▶ **SUPPLIED ENTRIES**:

@@ -222,7 +229,7 @@
 		const uint32_t b = cs[c], e = cs[c + 1];
 		if (b == e) continue;
 		for (uint32_t k = b + threadIdx.x; k < e; k += 512) {
-			if (mode == 0) warm_start_one(d, k); else solve_position_one(d, k);
+			if (mode == 0) warm_start_one(d, ca, k); else solve_position_one(d, ca, k);
 		}
 		__syncthreads();
 	}
@@ -230,8 +237,8 @@
 	if (count == 0 || threadIdx.x != 0) return;
 	uint64_t last = 0; bool have_last = false;
 	for (uint32_t it = 0; it < count; ++it) {
-		const uint32_t bslot = overflow_next(d, first, count, last, have_last);
-		if (mode == 0) warm_start_one(d, bslot); else solve_position_one(d, bslot);
+		const uint32_t bslot = overflow_next(ca, first, count, last, have_last);
+		if (mode == 0) warm_start_one(d, ca, bslot); else solve_position_one(d, ca, bslot);
 	}
 }
 
@@ -239,6 +246,7 @@
 template <int ROWS> __global__ void __launch_bounds__(TAIL_VEL_TPB) k_solve_tail_vel(DV d, int first_colour)
 {
 	__shared__ uint32_t cs[SGP_MAX_COLOURS + 1];
+	const ConstraintArrays ca = cur_arrays(d, d.sp->parity);
 	if (threadIdx.x <= SGP_MAX_COLOURS) cs[threadIdx.x] = d.cstarts[threadIdx.x];
 	__syncthreads();
 	if (cs[first_colour] == cs[SGP_MAX_COLOURS]) return;
@@ -249,26 +257,26 @@
 		const uint32_t slot = cs[first_colour] + pair;
 		const bool mine = pair < tail_n;
 		ConHalf h; int my_col = -1;
-		if (mine) { half_load<ROWS>(d, slot, side, h); my_col = (h.np_col >> 8) & 0xFF; }
+		if (mine) { half_load<ROWS>(d, ca, slot, side, h); my_col = (h.np_col >> 8) & 0xFF; }
 		for (int c = first_colour; c < SGP_OVERFLOW_COLOUR; ++c) {
 			if (cs[c] == cs[c + 1]) continue;
 			if (my_col == c) half_solve<VEL_F4>(h, side, d.vel, d.dbg_flags);
 			__syncthreads();
 		}
-		if (mine) half_store(d, slot, side, h);
+		if (mine) half_store(ca, slot, side, h);
 	} else
 	for (int c = first_colour; c < SGP_OVERFLOW_COLOUR; ++c) {
 		const uint32_t b = cs[c], e = cs[c + 1];
 		if (b == e) continue;
-		for (uint32_t k = b + pair; k < e; k += TAIL_VEL_TPB / 2) solve_velocity_pair_t<VEL_F4, ROWS>(d, k, side, d.vel);
+		for (uint32_t k = b + pair; k < e; k += TAIL_VEL_TPB / 2) solve_velocity_pair_t<VEL_F4, ROWS>(d, ca, k, side, d.vel);
 		__syncthreads();
 	}
 	const uint32_t first = cs[SGP_OVERFLOW_COLOUR], count = cs[SGP_OVERFLOW_COLOUR + 1] - first;
 	if (count == 0 || threadIdx.x >= 2) return;
 	uint64_t last = 0; bool have_last = false;
 	for (uint32_t it = 0; it < count; ++it) {
-		const uint32_t bslot = overflow_next(d, first, count, last, have_last);
-		solve_velocity_pair_t<VEL_F4, ROWS>(d, bslot, side, d.vel);
+		const uint32_t bslot = overflow_next(ca, first, count, last, have_last);
+		solve_velocity_pair_t<VEL_F4, ROWS>(d, ca, bslot, side, d.vel);
 	}
 }
 #define HC_CLASSES 9
@@ -283,12 +291,13 @@
 
 __global__ void __launch_bounds__(TPB) k_hc_hook(DV d, int first_colour)
 {
+	const ConstraintArrays ca = cur_arrays(d, d.sp->parity);
 	const uint32_t b = d.cstarts[first_colour], e = d.cstarts[SGP_OVERFLOW_COLOUR];
 	const uint32_t tid = blockIdx.x * TPB + threadIdx.x, stride = gridDim.x * TPB;
 	const uint32_t lim = min(2u * (e - b) + HC_CLASSES * HC_WG_PAIRS, d.cap_hc_list);
 	for (uint32_t i = tid; i < lim; i += stride) d.hc_list[i] = HC_NONE;
 	for (uint32_t k = b + tid; k < e; k += stride) {
-		const uint2 ab = con_ab(CUR(d), k);
+		const uint2 ab = con_ab(ca, k);
 		if (!hc_can_move(d, ab.x) || !hc_can_move(d, ab.y)) continue;
 		uint32_t ra = uf_find(d.hc_root, ab.x), rb = uf_find(d.hc_root, ab.y);
 		while (ra != rb) {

▶ **THE TASK**: Keeping every word as it is, repeat all of the records.

▶ **YOUR RESPONSE**:
@@ -222,7 +229,7 @@
 		const uint32_t b = cs[c], e = cs[c + 1];
 		if (b == e) continue;
 		for (uint32_t k = b + threadIdx.x; k < e; k += 512) {
-			if (mode == 0) warm_start_one(d, k); else solve_position_one(d, k);
+			if (mode == 0) warm_start_one(d, ca, k); else solve_position_one(d, ca, k);
 		}
 		__syncthreads();
 	}
@@ -230,8 +237,8 @@
 	if (count == 0 || threadIdx.x != 0) return;
 	uint64_t last = 0; bool have_last = false;
 	for (uint32_t it = 0; it < count; ++it) {
-		const uint32_t bslot = overflow_next(d, first, count, last, have_last);
-		if (mode == 0) warm_start_one(d, bslot); else solve_position_one(d, bslot);
+		const uint32_t bslot = overflow_next(ca, first, count, last, have_last);
+		if (mode == 0) warm_start_one(d, ca, bslot); else solve_position_one(d, ca, bslot);
 	}
 }
 
@@ -239,6 +246,7 @@
 template <int ROWS> __global__ void __launch_bounds__(TAIL_VEL_TPB) k_solve_tail_vel(DV d, int first_colour)
 {
 	__shared__ uint32_t cs[SGP_MAX_COLOURS + 1];
+	const ConstraintArrays ca = cur_arrays(d, d.sp->parity);
 	if (threadIdx.x <= SGP_MAX_COLOURS) cs[threadIdx.x] = d.cstarts[threadIdx.x];
 	__syncthreads();
 	if (cs[first_colour] == cs[SGP_MAX_COLOURS]) return;
@@ -249,26 +257,26 @@
 		const uint32_t slot = cs[first_colour] + pair;
 		const bool mine = pair < tail_n;
 		ConHalf h; int my_col = -1;
-		if (mine) { half_load<ROWS>(d, slot, side, h); my_col = (h.np_col >> 8) & 0xFF; }
+		if (mine) { half_load<ROWS>(d, ca, slot, side, h); my_col = (h.np_col >> 8) & 0xFF; }
 		for (int c = first_colour; c < SGP_OVERFLOW_COLOUR; ++c) {
 			if (cs[c] == cs[c + 1]) continue;
 			if (my_col == c) half_solve<VEL_F4>(h, side, d.vel, d.dbg_flags);
 			__syncthreads();
 		}
-		if (mine) half_store(d, slot, side, h);
+		if (mine) half_store(ca, slot, side, h);
 	} else
 	for (int c = first_colour; c < SGP_OVERFLOW_COLOUR; ++c) {
 		const uint32_t b = cs[c], e = cs[c + 1];
 		if (b == e) continue;
-		for (uint32_t k = b + pair; k < e; k += TAIL_VEL_TPB / 2) solve_velocity_pair_t<VEL_F4, ROWS>(d, k, side, d.vel);
+		for (uint32_t k = b + pair; k < e; k += TAIL_VEL_TPB / 2) solve_velocity_pair_t<VEL_F4, ROWS>(d, ca, k, side, d.vel);
 		__syncthreads();
 	}
 	const uint32_t first = cs[SGP_OVERFLOW_COLOUR], count = cs[SGP_OVERFLOW_COLOUR + 1] - first;
 	if (count == 0 || threadIdx.x >= 2) return;
 	uint64_t last = 0; bool have_last = false;
 	for (uint32_t it = 0; it < count; ++it) {
-		const uint32_t bslot = overflow_next(d, first, count, last, have_last);
-		solve_velocity_pair_t<VEL_F4, ROWS>(d, bslot, side, d.vel);
+		const uint32_t bslot = overflow_next(ca, first, count, last, have_last);
+		solve_velocity_pair_t<VEL_F4, ROWS>(d, ca, bslot, side, d.vel);
 	}
 }
 #define HC_CLASSES 9
@@ -283,12 +291,13 @@
 
 __global__ void __launch_bounds__(TPB) k_hc_hook(DV d, int first_colour)
 {
+	const ConstraintArrays ca = cur_arrays(d, d.sp->parity);
 	const uint32_t b = d.cstarts[first_colour], e = d.cstarts[SGP_OVERFLOW_COLOUR];
 	const uint32_t tid = blockIdx.x * TPB + threadIdx.x, stride = gridDim.x * TPB;
 	const uint32_t lim = min(2u * (e - b) + HC_CLASSES * HC_WG_PAIRS, d.cap_hc_list);
 	for (uint32_t i = tid; i < lim; i += stride) d.hc_list[i] = HC_NONE;
 	for (uint32_t k = b + tid; k < e; k += stride) {
-		const uint2 ab = con_ab(CUR(d), k);
+		const uint2 ab = con_ab(ca, k);
 		if (!hc_can_move(d, ab.x) || !hc_can_move(d, ab.y)) continue;
 		uint32_t ra = uf_find(d.hc_root, ab.x), rb = uf_find(d.hc_root, ab.y);
 		while (ra != rb) {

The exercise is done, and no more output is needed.